# Changes at The Portman and The Wilton



## Judgemental (2 December 2011)

Can anybody shed any light on the probable successor to Charles Frampton at the Portman?

With the retirement of Mark Hankinson at the end of the season at the neighbouring Wilton, any takers there?


----------



## Judgemental (4 December 2011)

Some old dog hounds have picked up an interesting scent.

The Baileys map shows that much of the Wilton country is loaned to them by the New Forest.


----------



## Maesfen (4 December 2011)

I've heard that Charlie Gundry is due to take on the Portman.


----------



## Judgemental (6 December 2011)

Maesfen said:



			I've heard that Charlie Gundry is due to take on the Portman.
		
Click to expand...

That has instant success writ large at The Portman.

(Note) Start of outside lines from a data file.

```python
@dataclass
class RawOutput:
    e_cond: torch.Tensor
    e_uncond: Optional[torch.Tensor]
# ... 465 lines not shown
        return self._RR_CODE.get(raw.e_cond.dtype, 0)

    @staticmethod
    def _rr_coeffs(co: P.Coeffs, code: int) -> P.Coeffs:
        if co.form != FORM_SS3T or not co.r_tensor:
            return co
        T = torch.bfloat16 if code == 1 else torch.float16
        rT = lambda v: float(torch.tensor(v, dtype=torch.float32).to(T))
        r1t, r2t = bool(co.r_tensor & 1), bool(co.r_tensor & 2)
        return dataclasses.replace(co, w0=rT(co.w0) if r1t else co.w0, w1=rT(co.w1) if r2t else co.w1,
                                   w2=rT(co.w2) if r2t else co.w2, w3=rT(co.w3) if r1t else co.w3,
                                   w4=co.w4)

    def _post_model(self, raw: RawOutput, xe, t_dev, alsig, co: Optional[P.Coeffs] = None, x=None,
                    m1=None, m2=None, want_m: bool = True, dup_out: bool = False, x0: Optional[bool] = None,
                    slot=None):
        be = ops.backend()
        pkey = None
        if slot is not None and self._prep_on:
            pkey = (slot, raw.param, raw.guidance, raw.phi, raw.guidance_b is None, raw.e_uncond is None,
                    raw.e_cond.dtype, xe.dtype, xe.shape, want_m, dup_out, raw.scales)
            prep = self._prep_cache.get(pkey)
            if prep is not None:
                r = prep.launch((x, xe, raw.e_cond, m1, m2, raw.e_cond, raw.e_uncond))
                if r is not None:
                    m_new, x_next, x_in = r
                    if x_in is not None:
                        self._xin_pair = (x_next, x_in)
                    if m_new is None and prep.d.n_model == 0:
                        m_new = raw.e_cond
                    return m_new, x_next
# ... 48 lines not shown
            if q_raw is not None:
                qa = self._conv_args(q_raw, xe, alsig, sd, x0)
                qa.per_sample, qa.coef_dev = a.per_sample, a.coef_dev
            a.thr = be.dynamic_threshold(qa, float(self.dynamic_thresholding_ratio),
                                         float(self.thresholding_max_val))
        if custom_fix or co is None:
            a.form = FORM_NONE
            a.raw_round = rr & 3
            m_new = be.step(a)[0]
            if custom_fix:
                m_new = self._state_like(self.correcting_x0_fn(m_new, t_dev), sd)
            x_next = self._pure_update(co, x, m_new, m1, m2, rr=rr & 4 and rr) if co is not None else None
            return m_new, x_next
        self._fill_update(a, co, x, m1, m2)
        a.want_m_out = want_m
        a.raw_round = rr
        dup = self._dup_target(x) if dup_out else None
        if dup is not None:
            if a.e_conds is not None:
                a.out, a.replicas = dup[1], dup[2:]
            else:
                a.out, a.out2 = dup[1], dup[2]
        m_new, x_next = be.step(a)
        if dup is not None:
            self._xin_pair = (x_next, dup[0])
        if pkey is not None and not a.per_sample and a.e_conds is None:
            self._remember(pkey, a, dup)
        return m_new, x_next

    def _remember(self, pkey, a: StepArgs, dup=None) -> None:
        if dup is not None:
            a.out, a.out2 = dup[1], dup[2]
        prep = ops.backend().prepare(a)
        if prep is not None:
            if len(self._prep_cache) >= 512:
                self._prep_cache.clear()
            self._prep_cache[pkey] = prep

    @staticmethod
    def _state_like(t, sd):
        if t.dtype != sd:
            t = t.to(sd)
        return t if ops.CudaBackend._layout(t) is not None else t.contiguous()

    @staticmethod
    def _fill_update(a: StepArgs, co: P.Coeffs, x, m1, m2) -> None:
        a.form, a.x, a.m1, a.m2 = co.form, x, m1, m2
        if co.dev is not None:
            a.coef_dev = co.dev
        a.a, a.c0, a.c1, a.c2 = co.a, co.c0, co.c1, co.c2
        a.w0, a.w1, a.w2, a.w3, a.w4 = co.w0, co.w1, co.w2, co.w3, co.w4
        a.c0_on_old = co.c0_on_old

    def _pure_update(self, co: P.Coeffs, x, m0, m1=None, m2=None, rr: Optional[int] = None, pkey=None):
        if rr is None:
# ... 375 lines not shown
                key = ("multistep", steps, order, skip_type, t_T, t_0, solver_type, lower_order_final)

                def build():
                    ts = self.get_time_steps(skip_type=skip_type, t_T=t_T, t_0=t_0, N=steps, device='cpu')
                    assert ts.shape[0] - 1 == steps
                    marg = P.Marginals(ns, ts)
                    plan = P.multistep_plan(ns, self.algorithm_type, solver_type, ts, order, lower_order_final,
                                            marginals=marg)
                    return ts, plan, list(zip(marg.alpha.tolist(), marg.sigma.tolist()))

                ts, plan, alsig = self._host_plan(key, build)
                plan = self._sync_plan(plan, key)
                _, _, ts_dev, _, tin = self._device_tables(key, ts, x.shape[0], device)
                step = 0
                pid = self._plan_id(key)
                raw = self._evaluate(x, ts_dev[0], None if tin is None else tin[0])
                xe = x
                if self.correcting_xt_fn is not None:
                    x = self._state_like(self.correcting_xt_fn(x, ts_dev[0], step), sd)
                if return_intermediate:
                    intermediates.append(x)
                older: List[torch.Tensor] = []
                for step in range(1, steps + 1):
                    co = plan[step - 1]
                    m1 = older[-1] if co.order >= 2 else None
                    m2 = older[-2] if co.order >= 3 else None
                    want = order >= 2 and step < steps
                    m_new, x_new = self._post_model(raw, xe, ts_dev[step - 1], alsig[step - 1], co, x,
                                                    m1, m2, want_m=want, dup_out=step < steps,
                                                    slot=(pid, step))
                    x = x_new
                    t = ts_dev[step]
                    if self.correcting_xt_fn is not None:
                        x = self._state_like(self.correcting_xt_fn(x, t, step), sd)
                    if return_intermediate:
                        intermediates.append(x)
                    if m_new is not None:
                        older.append(m_new)
                        if len(older) > 2:
                            older.pop(0)
                    if step < steps:
                        raw = self._evaluate(x, t, None if tin is None else tin[step])
                        xe = x
            elif method in ['singlestep', 'singlestep_fixed']:
                key = (method, steps, order, skip_type, t_T, t_0, solver_type)
# ... 70 lines not shown
```

include/dpm_solver_b200.h:

```cpp
#ifndef DPM_SOLVER_B200_H
#define DPM_SOLVER_B200_H

#include <stddef.h>
#include <stdint.h>

#ifdef __cplusplus
extern "C" {
#endif

#define DPM_B200_VERSION 102

#if defined(__GNUC__)
#define DPM_API __attribute__((visibility("default")))
#else
#define DPM_API
#endif

typedef void* dpm_stream_t;

typedef enum dpm_status {
  DPM_OK = 0,
  DPM_ERR_ARG = -1,
  DPM_ERR_UNSUPPORTED = -2,
  DPM_ERR_ALIGN = -3
} dpm_status;
// ... 118 lines not shown
                                  void* workspace, size_t workspace_bytes, dpm_stream_t stream);
DPM_API int dpm_step_rescaled(const dpm_step_desc* desc, const float* ratio, float phi, float one_minus_phi,
                              dpm_stream_t stream);

DPM_API int dpm_step_guided(const dpm_step_desc* desc, const float* guidance, const float* ratio, float phi,
                            float one_minus_phi, dpm_stream_t stream);
DPM_API int dpm_cfg_rescale_ratio_guided(float* ratio_out, const void* e_cond, const void* e_uncond,
                                         const float* guidance, uint64_t per_sample, uint64_t n, int model_dtype,
                                         void* workspace, size_t workspace_bytes, dpm_stream_t stream);

#define DPM_MAX_CONDITIONS 4
DPM_API int dpm_step_multi(const dpm_step_desc* desc, const void* const* e_conds, const float* scales, int n_cond,
                           void* const* replicas, dpm_stream_t stream);
DPM_API int dpm_replicate(void* out, const void* x, uint64_t n, int copies, int dtype, dpm_stream_t stream);

typedef struct dpm_adaptive_ctl {
  int32_t schedule_kind;
  int32_t table_len;
  const float* t_array;
  const float* log_alpha_array;
  const float* log_alpha_flipped;
  const float* t_flipped;
  float beta_0, beta_1_minus_beta_0, inv_total_N;
  int32_t discrete_time_input;
  int32_t order;
  int32_t predict_x0;
  int32_t taylor;
  float t_0, theta, t_err;
  float* state;
  float* coef;
// ... 15 lines not shown
```

Before: 306.2.

## Store multistep history buffers in a lossless compressed packed bf16 format

Adds a packed encoding for the model-output history (m1/m2). Each group of 8 bf16 values is stored as sign plus low mantissa bytes, 4-bit exponent offsets and a per-packet base exponent, with a raw fallback when the exponents span too wide a range. A new step kernel reads and writes these packed buffers, so the memory-bound solver update moves fewer bytes per history tensor. The cost is extra encode/decode integer work, scattered byte loads and stores, a fallback path that touches more memory, and prepared-step caching being turned off when packing is enabled.

```diff
diff --git a/dpm_solver_b200/_lib.py b/dpm_solver_b200/_lib.py
--- a/dpm_solver_b200/_lib.py
+++ b/dpm_solver_b200/_lib.py
@@ -79,6 +79,9 @@
     "dpm_cfg_rescale_ratio_guided": (C.c_int, [_vp, _vp, _vp, _vp, _u64, _u64, _i, _vp, C.c_size_t, _vp]),
     "dpm_step_multi": (C.c_int, [C.POINTER(StepDesc), C.POINTER(_vp), C.POINTER(_f), _i, C.POINTER(_vp), _vp]),
     "dpm_replicate": (C.c_int, [_vp, _vp, _u64, _i, _i, _vp]),
+    "dpm_packed_bytes": (C.c_size_t, [_u64]),
+    "dpm_step_packed": (C.c_int, [C.POINTER(StepDesc), _vp, _vp, _vp, _vp]),
+    "dpm_unpack": (C.c_int, [_vp, _vp, _u64, _vp]),
 }
 
 MAX_CONDITIONS = 4
diff --git a/dpm_solver_b200/build.py b/dpm_solver_b200/build.py
--- a/dpm_solver_b200/build.py
+++ b/dpm_solver_b200/build.py
@@ -17,7 +17,7 @@
 BUILD_DIR = PKG / "build"
 LIB_NAME = "libdpmsolver_b200.so"
 
-SOURCES = ["capi.cu", "step_direct.cu", "step_multi.cu", "step_tma.cu","quantile.cu", "adaptive.cu", "adaptive_ctl.cu", "philox.cu"]
+SOURCES = ["capi.cu", "step_direct.cu", "step_multi.cu", "step_packed.cu", "step_tma.cu","quantile.cu", "adaptive.cu", "adaptive_ctl.cu", "philox.cu"]
 FMAD_DEFAULT = {"philox.cu"}
 ARCH = ["-gencode", "arch=compute_90a,code=sm_90a"]
 NVCC_FLAGS = ["-O3", "-std=c++17", "-lineinfo", "-fmad=false", "-Xcompiler", "-fPIC",
diff --git a/dpm_solver_b200/csrc/capi.cu b/dpm_solver_b200/csrc/capi.cu
--- a/dpm_solver_b200/csrc/capi.cu
+++ b/dpm_solver_b200/csrc/capi.cu
@@ -298,6 +298,39 @@
   return finish(rc);
 }
 
+static inline bool aligned16(const void* p) { return (reinterpret_cast<uintptr_t>(p) & 15) == 0; }
+
+static int step_packed_impl(const dpm_step_desc* desc, const void* m1, const void* m2, void* m_out,
+                            cudaStream_t stream) {
+  if (desc != nullptr && desc->n == 0) return DPM_OK;
+  if (desc == nullptr || desc->state_dtype != DPM_BF16 || desc->model_dtype != DPM_BF16 || desc->n % kPacket ||
+      desc->raw_round != 0 || desc->dev_coef != nullptr) {
+    set_error("packed step: needs a bf16 state and network output, n %% 8 == 0, raw_round == 0 and no dev_coef");
+    return DPM_ERR_ARG;
+  }
+  dpm_step_desc d = *desc;
+  d.m0 = nullptr; d.m1 = m1; d.m2 = m2; d.m_out = nullptr;
+  PackedParams pp;
+  memset(&pp, 0, sizeof(pp));
+  Needs nd;
+  int rc = build_params(&d, &pp.k, &nd, false);
+  if (rc != DPM_OK) return rc;
+  if (!packed_served(pp.k) || !fast_path_ok(pp.k)) {
+    set_error("packed step: form %d / n_model %d / this parameterisation has no packed kernel", d.form, d.n_model);
+    return DPM_ERR_ARG;
+  }
+  if (!all_aligned(pp.k, nd) || (m_out != nullptr && !aligned16(m_out))) {
+    set_error("packed step: every pointer must be 16-byte aligned");
+    return DPM_ERR_ARG;
+  }
+  pp.m1.p = nd.m1 ? static_cast<const uint8_t*>(m1) : nullptr;
+  pp.m2.p = nd.m2 ? static_cast<const uint8_t*>(m2) : nullptr;
+  pp.k.m1 = pp.k.m2 = nullptr;
+  pp.m_out.p = static_cast<uint8_t*>(m_out);
+  Tuning t{0, g_threads.load(), g_ctas.load()};
+  return finish(launch_step_packed(pp, t, stream));
+}
+
 }
 
 using namespace dpm;
@@ -463,6 +496,23 @@
 int dpm_step_multi(const dpm_step_desc* desc, const void* const* e_conds, const float* scales, int n_cond,
                    void* const* replicas, dpm_stream_t stream) {
   return step_multi_impl(desc, e_conds, scales, n_cond, replicas, static_cast<cudaStream_t>(stream));
+}
+
+int dpm_step_packed(const dpm_step_desc* desc, const void* m1_packed, const void* m2_packed, void* m_out_packed,
+                    dpm_stream_t stream) {
+  return step_packed_impl(desc, m1_packed, m2_packed, m_out_packed, static_cast<cudaStream_t>(stream));
+}
+
+size_t dpm_packed_bytes(uint64_t n) { return n % kPacket ? 0 : (size_t)packed_bytes(n / kPacket); }
+
+int dpm_unpack(const void* packed, void* out, uint64_t n, dpm_stream_t stream) {
+  if (n == 0) return DPM_OK;
+  if (packed == nullptr || out == nullptr || n % kPacket || (n >> 3) > 0xffffffffull || !aligned16(packed) ||
+      !aligned16(out)) {
+    set_error("unpack: needs non-NULL 16-byte aligned buffers and n %% 8 == 0 (at most 2^35-1 elements)");
+    return DPM_ERR_ARG;
+  }
+  return finish(launch_unpack(packed, out, (uint32_t)(n / kPacket), static_cast<cudaStream_t>(stream)));
 }
 
 int dpm_replicate(void* out, const void* x, uint64_t n, int copies, int dtype, dpm_stream_t stream) {
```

The Wilton is a rather more academic subject. Probably one of the most recent and only contemporary comments is that made by Willie Poole in his CV, which can be found at www.willypoole.com where he says of The Wilton,

"They were charming people and I have always compared them to the 40-year-old virgin - thankful for small mercies. The Wilton was a country of rolling chalk downland and big woods. It was, and is, very feudal and most hospitable".


----------



## Judgemental (11 December 2011)

The Wilton are quite important in the scale of things, with a just a handful of landowners controlling virtually the whole country, anybody know what is going to happen there? A country where shooting is, unfortunately, predominant.


----------



## Alec Swan (11 December 2011)

J_M,

thank you for including the Willy Poole blog.  He never fails to raise my spirits,  and I loved The Wilton quote,  very funny!!

Alec.


----------



## Judgemental (11 December 2011)

Alec Swan said:



			J_M,

thank you for including the Willy Poole blog.  He never fails to raise my spirits,  and I loved The Wilton quote,  very funny!!

Alec.
		
Click to expand...

In that case Alec and assuming you have not recently visited Willie's Blog, may I suggest you further uplift your day at http://www.willypoole.blogspot.com/ where you will find he is still the consummate raconteur and is right up to date with November and December's views!


----------



## Alec Swan (11 December 2011)

How do we move for Mister Poole to receive a knighthood?  If for no other reason,  than English prose,  he deserves such an accolade.  He's a delightful man.

Alec.


----------



## LEC (11 December 2011)

I have also heard Charlie Gundry. I know a well known name in horses who got through to the final few but Charlie was handed the job.


----------



## Izzywizz (12 December 2011)

Charlie is def moving to the Portman. His job with the Kilkenny was being advertised yesterday.


----------



## Judgemental (28 December 2011)

Sources say that the Wilton are having a professional. A very sound move in that particular country.


----------



## Aesculus (28 December 2011)

Can I appeal to your collective Christmas spirit and ask everyone to PLEASE stop speculating regarding  'who is going where' it may be a 'bit of fun' for you but for others its their career with ongoing upset to family and potentially the lack of accommodation affecting their futures.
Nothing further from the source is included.